I lowered my head. “I’m honored that the Himba Council has answered my call for this … Okuruwo,” I said, speaking the word a bit too loudly as I pushed it from my lips. “Thank you.”

“The council recognizes its daughter,” all of them responded. Except Dele, who said nothing. But he was not here as an elder, so he could not speak as one.

“Binti,” Chief Kapika began. “You left us like a thief in the night, abandoning your family—”

“I didn’t ‘abandon’ my family,” I insisted.

“You gathered us here tonight, small woman,” Titi snapped at me. “Don’t interrupt an elder.”

I fought my indignation and the others waited to see if I could control myself. I exhaled a long breath and lowered my eyes.

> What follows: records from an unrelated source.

template <typename T> struct BatchedDenseSolver : BatchSolverBase {
    StreamLease lease; DeviceOwner mem; hipStream_t st = nullptr;
    int NP = 0, MP = 0, nb = 0, slabs = 0, rpw = 0, part_tiles = 0;
    T *A = nullptr, *P = nullptr, *q = nullptr, *l = nullptr, *u = nullptr, *PI = nullptr, *AA = nullptr, *M = nullptr, *S = nullptr,
      *tmp = nullptr, *dinv = nullptr;
    T *x = nullptr, *xp = nullptr, *xres = nullptr, *z = nullptr, *y = nullptr, *xx = nullptr, *tt = nullptr, *yv = nullptr, *part = nullptr,
      *part2 = nullptr, *part_tmp = nullptr, *sw_part = nullptr, *Px = nullptr, *Aty = nullptr;
    int* fail = nullptr; int* d_active = nullptr; double *d_rho = nullptr, *d_rhorho = nullptr;
    unsigned long long* scratch = nullptr; double* res_dev = nullptr; double* res_host = nullptr; double* stage = nullptr;
    int* h_int = nullptr; double* h_dbl = nullptr;
    bool have_AA = false; double fac_sigma = -1; int fac_nb = -1; std::vector<double> fac_rho;
    char* sb_args = nullptr; void* sb_host = nullptr;
    int cat_pass = 0, cat_sweep = 0;

    BatchedDenseSolver(int dev, int cnt, int64_t n_, int64_t m_) {
        device = dev; n = n_; m = m_; count = cnt;
        HIPC(hipSetDevice(device));
        st = prof.st = lease.acquire(device);
        NP = roundup(n, 64); MP = roundup(m, 64);
        slabs = apass_plan<T>(NP, MP, &rpw, count);
        {
            const double s = sizeof(T), c = cnt;
            cat_pass = prof.category("apass(fused A-pass, batched)", c * s * ((double)m * n + 3.0 * n + 6.0 * m));
            cat_sweep = prof.category("sweeps(fused fwd+bwd, batched, triangle read once)", c * s * ((double)n * (n + 1) / 2 + 2.0 * n));
        }
        part_tiles = gemv_cols_tiles(MP);
        const int64_t nn = (int64_t)NP * NP, c = count;
        A = mem.dalloc<T>(c * MP * NP, st); P = mem.dalloc<T>(c * nn, st); PI = mem.dalloc<T>(c * nn, st); AA = mem.dalloc<T>(c * nn, st); M = mem.dalloc<T>(c * nn, st);
        S = mem.dalloc<T>(c * nn, st); tmp = mem.dalloc<T>(c * nn, st); dinv = mem.dalloc<T>(c * (int64_t)(NP / 64) * 4096, st);
        q = mem.dalloc<T>(c * NP, st); l = mem.dalloc<T>(c * MP, st); u = mem.dalloc<T>(c * MP, st);
        x = mem.dalloc<T>(c * NP, st); xp = mem.dalloc<T>(c * NP, st); xres = mem.dalloc<T>(c * NP, st); xx = mem.dalloc<T>(c * NP, st); tt = mem.dalloc<T>(c * NP, st);
        yv = mem.dalloc<T>(c * NP, st); Px = mem.dalloc<T>(c * NP, st); Aty = mem.dalloc<T>(c * NP, st); z = mem.dalloc<T>(c * MP, st); y = mem.dalloc<T>(c * MP, st);
        int rpw1 = 0;
        const int64_t part_slabs = std::max<int64_t>(std::max<int64_t>(c * slabs, apass_plan<T>(NP, MP, &rpw1, 1)), std::max(part_tiles, 1));
        part = mem.dalloc<T>(part_slabs * NP, st); part2 = mem.dalloc<T>(c * slabs * NP, st); part_tmp = mem.dalloc<T>((int64_t)std::max(part_tiles, 1) * NP, st);
        const int sw_slabs = sweep_fused_slabs<T>(NP, count); sw_part = mem.dalloc<T>(c * std::max(sw_slabs, 1) * NP, st);
        fail = mem.dalloc<int>(count + 4, st); d_active = mem.dalloc<int>(count + 4, st); d_rho = mem.dalloc<double>(count + 4, st); d_rhorho = mem.dalloc<double>(count + 4, st);
        scratch = mem.dalloc<unsigned long long>(16 * c, st); res_dev = mem.dalloc<double>(8 * c, st);
        res_host = mem.pinned<double>(8 * c); h_int = mem.pinned<int>(count + 4); h_dbl = mem.pinned<double>(2 * (count + 4));
        stage = mem.dalloc<double>(std::max<int64_t>((int64_t)MP * NP, nn) + 64, st);
    }
    ~BatchedDenseSolver() override {
        (void)hipSetDevice(device);
        (void)hipStreamSynchronize(st);
        prof.release_events();
    }
    std::unique_ptr<FastUploader> loader;
    void put_vec(const double* h, T* d, int64_t cnt_) {
        if (cnt_ <= 0) return;
        if (!loader) loader.reset(new FastUploader(st, device));
        loader->copy(stage, h, sizeof(double) * (size_t)cnt_);
        convert_copy<T>(st, stage, d, cnt_);
    }
    void put_matrix(const double* h, int rows, int cols, T* d) {
        if (rows <= 0 || cols <= 0) return;
        if (!loader) loader.reset(new FastUploader(st, device));
        loader->copy(stage, h, sizeof(double) * (size_t)rows * cols);
        import_colmajor<T>(st, stage, rows, rows, cols, d, NP);
    }
    void finish_loading() { HIPC(hipStreamSynchronize(st)); loader.reset(); }
    void get_dual(double* zh, double* yh) override {
        HIPC(hipSetDevice(device));
        for (int b = 0; b < count && m > 0; ++b) {
            if (zh) HIPC(download_staged<T>(st, stage, z + (int64_t)b * MP, zh + (int64_t)b * m, m));
            if (yh) HIPC(download_staged<T>(st, stage, y + (int64_t)b * MP, yh + (int64_t)b * m, m));
        }
    }
    void load_problem(int b, const double* Ph, const double* Ah, const double* qh, const double* lh, const double* uh) {
        put_matrix(Ph, (int)n, (int)n, P + (int64_t)b * NP * NP);
        put_matrix(Ah, (int)m, (int)n, A + (int64_t)b * MP * NP);
        put_vec(qh, q + (int64_t)b * NP, n); put_vec(lh, l + (int64_t)b * MP, m); put_vec(uh, u + (int64_t)b * MP, m);
    }
    DenseChol<T> chol() const { return {st, (int)n, NP, MP, P, A, PI, AA, M, S, tmp, dinv, fail}; }
    void push_state(const std::vector<double>& rho, const std::vector<double>& rhorho, const std::vector<int>& active) {
        for (int b = 0; b < count; ++b) { h_dbl[b] = rho[b]; h_dbl[count + 4 + b] = rhorho[b]; h_int[b] = active[b]; }
        HIPC(hipMemcpyAsync(d_rho, h_dbl, sizeof(double) * count, hipMemcpyHostToDevice, st));
        HIPC(hipMemcpyAsync(d_rhorho, h_dbl + count + 4, sizeof(double) * count, hipMemcpyHostToDevice, st));
        HIPC(hipMemcpyAsync(d_active, h_int, sizeof(int) * count, hipMemcpyHostToDevice, st));
        HIPC(hipStreamSynchronize(st));
    }

    void solve_batch(double* xh, const qps_params& p, qps_info* infos) override {
        HIPC(hipSetDevice(device));
        const double t0 = now_s();
        if (slabs <= 0) throw QpsError(QPS_ERR_UNSUPPORTED, "batched path needs m >= 1 and n within the fused-pass limit");
        nb = pick_nb<T>(p.trsvBlock, NP);
        const DenseChol<T> ch = chol();
        const char* what = "P + sigma I + rho A'A";
        const double sigma = p.sigma, alpha = p.alpha;
        const double epsAdmm = std::fmin(p.epsAbs, p.epsRel) * 1e-2;
        std::vector<double> rho(count, p.rho), rhorho(count, p.rho), resP(count, NAN), resD(count, NAN), tref(count, 0.0);
        std::vector<int> active(count, 1), conv(count, QPS_CONV_NUM_ITR), iters(count, p.numIterations), nref(count, 0), all(count);
        for (int b = 0; b < count; ++b) all[b] = b;
        HIPC(hipMemsetAsync(fail, 0, sizeof(int) * count, st));
        const bool rebuild = !(p.reuseFactor && have_AA && fac_sigma == sigma);
        if ((int)fac_rho.size() != count) fac_rho.assign(count, -1.0);
        std::vector<int> todo;
        for (int b = 0; b < count; ++b)
            if (rebuild || fac_rho[b] != p.rho || fac_nb != nb) todo.push_back(b);
        if ((int)todo.size() == count) { ch.form(sigma, p.rho, rebuild, rebuild, count); ch.factor(nb, count); }
        else for (int b : todo) { ch.at(b).form(sigma, p.rho, rebuild, rebuild); ch.at(b).factor(nb); }
        ch.check(what, "", h_int, count, &todo);
        have_AA = true; fac_sigma = sigma; fac_nb = nb;
        for (int b : todo) fac_rho[b] = p.rho;
        for (int b = 0; b < count; ++b) put_vec(xh + (int64_t)b * n, x + (int64_t)b * NP, n);
        loader.reset();
        HIPC(hipMemsetAsync(z, 0, sizeof(T) * (size_t)count * MP, st));
        HIPC(hipMemsetAsync(y, 0, sizeof(T) * (size_t)count * MP, st));
        push_state(rho, rhorho, active);
        const double t1 = now_s();
        BatchStride bsS; bsS.count = count; bsS.mat = (int64_t)NP * NP; bsS.vin = NP; bsS.vout = NP; bsS.active = d_active;
        BatchStride bsC; bsC.count = count; bsC.mat = (int64_t)slabs * NP; bsC.vin = NP; bsC.vout = NP; bsC.active = d_active;
        BatchStride bsK; bsK.count = count; bsK.vin = NP; bsK.vout = MP; bsK.active = d_active;
        PassBatch pb; pb.count = count; pb.slabs = slabs; pb.rho_arr = d_rho; pb.active = d_active;
        int rhs_slabs = 0, nactive = count, ii = 0;
        const int nblk = (NP + nb - 1) / nb;
        if (p.loopVariant == 0 && nblk == 1 && admm_small_batch_supported<T>(NP, MP)) {
            const size_t ab = admm_small_args_bytes(), ob = admm_small_out_bytes();
            if (!sb_host) { sb_args = mem.dalloc<char>((int64_t)(ab + ob) * count + 64, st); sb_host = mem.pinned<char>((ab + ob) * (size_t)count + 64); }
            char* args_h = static_cast<char*>(sb_host); char* outs_h = args_h + ab * count;
            char* args_d = sb_args; char* outs_d = sb_args + ab * count;
            std::vector<int> it(count, 0);
            HIPC(hipMemsetAsync(xp, 0, sizeof(T) * (size_t)count * NP, st));
            while (nactive > 0) {
                for (int b = 0; b < count; ++b)
                    admm_small_args_set(args_h, b, (int)n, (int)m, NP, MP, it[b], active[b] ? p.numIterations : it[b], p.numItrConv, p.adptRho, rho[b], rhorho[b],
                                        sigma, alpha, p.epsAbs, p.epsRel, epsAdmm, p.fctrRho);
                HIPC(hipMemcpyAsync(args_d, args_h, ab * count, hipMemcpyHostToDevice, st));
                admm_small_batch<T>(st, count, NP, MP, args_d, A, P, S, q, l, u, x, xp, z, y, outs_d);
                HIPC(hipMemcpyAsync(outs_h, outs_d, ob * count, hipMemcpyDeviceToHost, st));
                HIPC(hipStreamSynchronize(st));
                std::vector<int> changed;
                for (int b = 0; b < count; ++b) {
                    if (!active[b]) continue;
                    int last = 0, flag = QPS_CONV_NUM_ITR, need = 0; double r8[8];
                    admm_small_read(outs_h + ob * b, &last, &flag, &need, r8);
                    it[b] = last; rhorho[b] = r8[4];
                    if (!std::isnan(r8[0]) || !std::isnan(r8[1])) { resP[b] = r8[0]; resD[b] = r8[1]; }
                    if (flag != QPS_CONV_NUM_ITR) { conv[b] = flag; iters[b] = last; active[b] = 0; --nactive; }
                    else if (need && last < p.numIterations) { rho[b] = rhorho[b]; ++nref[b]; changed.push_back(b); }
                    else { iters[b] = p.numIterations; active[b] = 0; --nactive; }
                }
                if (!changed.empty()) {
                    const double ta = now_s();
                    const bool together = (int)changed.size() * 2 >= count;
                    if (together) { push_state(rho, rhorho, active); ch.form(sigma, 0.0, false, false, count, d_rho); ch.factor(nb, count); for (int b = 0; b < count; ++b) fac_rho[b] = rho[b]; }
                    else for (int b : changed) { ch.at(b).form(sigma, rho[b], false, false); ch.at(b).factor(nb); fac_rho[b] = rho[b]; }
                    ch.check(what, "", h_int, count, together ? &all : &changed);
                    const double dt = (now_s() - ta) / changed.size();
                    for (int b : changed) tref[b] += dt;
                }
            }
            HIPC(hipMemcpyAsync(xres, x, sizeof(T) * (size_t)count * NP, hipMemcpyDeviceToDevice, st));
        }
        for (ii = 1; ii <= p.numIterations && nactive > 0; ++ii) {
            std::vector<int> changed;
            if (p.adptRho)
                for (int b = 0; b < count; ++b)
                    if (active[b] && ((rhorho[b] * p.fctrRho < rho[b]) || (rhorho[b] > p.fctrRho * rho[b]))) {
                        rho[b] = rhorho[b]; ++nref[b]; changed.push_back(b);
                    }
            if (!changed.empty()) {
                const double ta = now_s();
                const bool together = (int)changed.size() * 2 >= count;
                if (together) {
                    push_state(rho, rhorho, active);
                    ch.form(sigma, 0.0, false, false, count, d_rho);
                    ch.factor(nb, count);
                    for (int b = 0; b < count; ++b) fac_rho[b] = rho[b];
                }
                for (int b : changed) {
                    if (!together) { ch.at(b).form(sigma, rho[b], false, false); ch.at(b).factor(nb); fac_rho[b] = rho[b]; }
                    if (rhs_slabs > 0) {
                        T* pb_ = part + (int64_t)b * slabs * NP;
                        gemv_cols_partial<T>(st, A + (int64_t)b * MP * NP, NP, z + (int64_t)b * MP, y + (int64_t)b * MP, (T)rho[b], T(-1), part_tmp, NP, MP, NP);
                        colsum<T>(st, part_tmp, NP, part_tiles, nullptr, T(0), nullptr, T(0), pb_, NP);
                        if (slabs > 1) HIPC(hipMemsetAsync(pb_ + NP, 0, sizeof(T) * (size_t)(slabs - 1) * NP, st));
                    }
                }
                ch.check(what, "", h_int, count, together ? &all : &changed);
                push_state(rho, rhorho, active);
                const double dt = (now_s() - ta) / changed.size();
                for (int b : changed) tref[b] += dt;
            }
            const bool check = (ii % p.numItrConv == 0);
            colsum<T>(st, part, NP, rhs_slabs, x, (T)sigma, q, T(-1), tt, NP, bsC);
            ch.sweeps(nb, tt, yv, xx, sw_part, bsS, {&prof, cat_sweep, (prof.level == 1 && ii % 50 == 13) ? 1 : 2});
            if (check) HIPC(hipMemsetAsync(scratch, 0, 16 * sizeof(unsigned long long) * count, st));
            {
                ProfLaunchScope ps(prof, cat_pass, (prof.level == 1 && !check && ii % 50 == 38) ? 1 : (check ? 3 : 2));
                apass<T>(st, check, A, NP, NP, MP, xx, x, xp, z, y, l, u, (T)alpha, T(1), part, part2, NP, scratch, pb);
            }
            std::swap(x, xp);
            rhs_slabs = slabs;
            if (check) {
                colsum<T>(st, part2, NP, slabs, nullptr, T(0), nullptr, T(0), Aty, NP, bsC);
                BatchStride bsP = bsS; bsP.mat = (int64_t)NP * NP;
                gemv_rows<T>(st, P, NP, x, Px, nullptr, T(1), T(0), 0, NP, 0, NP, 0, bsP);
                CheckScalars cs{p.epsAbs, p.epsRel, epsAdmm, 0.0, 0.0, p.adptRho, QPS_CONV_NUM_ITR};
                check_convergence<T>(st, (int)n, (int)m, (const T*)nullptr, Px, Aty, q, x, xp, z, z, scratch, res_dev, cs, 1, bsK, d_rho, d_rhorho);
                HIPC(hipMemcpyAsync(res_host, res_dev, 8 * sizeof(double) * count, hipMemcpyDeviceToHost, st));
                HIPC(hipStreamSynchronize(st));
                prof.harvest();
                bool any_done = false;
                for (int b = 0; b < count; ++b) {
                    if (!active[b]) continue;
                    const double* r = res_host + 8 * b;
                    resP[b] = r[0]; resD[b] = r[1]; rhorho[b] = r[4]; conv[b] = (int)r[5];
                    if (conv[b] != QPS_CONV_NUM_ITR) {
                        active[b] = 0; iters[b] = ii; --nactive; any_done = true;
                        HIPC(hipMemcpyAsync(xres + (int64_t)b * NP, x + (int64_t)b * NP, sizeof(T) * NP, hipMemcpyDeviceToDevice, st));
                    }
                }
                push_state(rho, rhorho, active);
                (void)any_done;
            }
        }
        for (int b = 0; b < count; ++b)
            if (active[b]) HIPC(hipMemcpyAsync(xres + (int64_t)b * NP, x + (int64_t)b * NP, sizeof(T) * NP, hipMemcpyDeviceToDevice, st));
        HIPC(hipStreamSynchronize(st));
        prof.harvest();
        const double t2 = now_s();
        std::vector<PolishReport> pol(count);
        if (p.polish)
            for (int b = 0; b < count; ++b)
                polish_dense<T>(st, n, m, NP, MP, P + (int64_t)b * NP * NP, A + (int64_t)b * MP * NP, q + (int64_t)b * NP, l + (int64_t)b * MP,
                                u + (int64_t)b * MP, y + (int64_t)b * MP, xres + (int64_t)b * NP, part, p, &pol[b]);
        for (int b = 0; b < count; ++b) {
            HIPC(download_staged<T>(st, stage, xres + (int64_t)b * NP, xh + (int64_t)b * n, n));
            if (infos) {
                qps_info& in = infos[b];
                in.convFlag = conv[b]; in.iterations = iters[b]; in.numRefactor = nref[b]; in.cgIterations = 0;
                in.rhoFinal = rho[b]; in.rhoProposed = rhorho[b]; in.resPrim = resP[b]; in.resDual = resD[b];
                in.tSetup = t1 - t0; in.tLoop = t2 - t1; in.tRefactor = tref[b];
                in.polishFlag = pol[b].flag; in.polishIterations = pol[b].minresIterations; in.tPolish = pol[b].seconds;
                in.trsvBlock = nb; in.sweepVariant = chol_sweep_variant<T>(NP, nb);
                in.sweepGaveUp = 0; in.cgExplicit = 0;
            }
        }
    }
};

“You abandoned your family,” Chief Kapika repeated. “Like a thief in the night. For your own needs. Nearly died for your decision and were forced to accept a partnering with the Meduse in order to survive.” He paused, looking at the others. “But blood is thicker than … water. Like a good Himba, you came home. But you brought the enemy of a people who sees us as less than they are. And when the Khoush came for it, they came for us, too. Now there is war in our homes and around our lands again. Instigated by the actions of one of our own, you. Your lineage here is dead and you’ve bonded with the savage other part of your bloodline … why shouldn’t we simply run you out of Osemba?”

I looked up sharply. Angry. “Because the Himba do not turn their own out. We go inward. We protect what is ours by embracing it,” I said. “Even when one’s bloodline is … dead.” I paused, the rage and the sight of the roaring fire making me feel more powerful. I stood up before the Sacred Fire. “I left because I wanted more,” I said. “I was not leaving my family, my people, or my culture. I wanted to add to it all. I was born to go to that school and when I got there, even after everything that happened, that became even clearer. I fit right into Oomza Uni.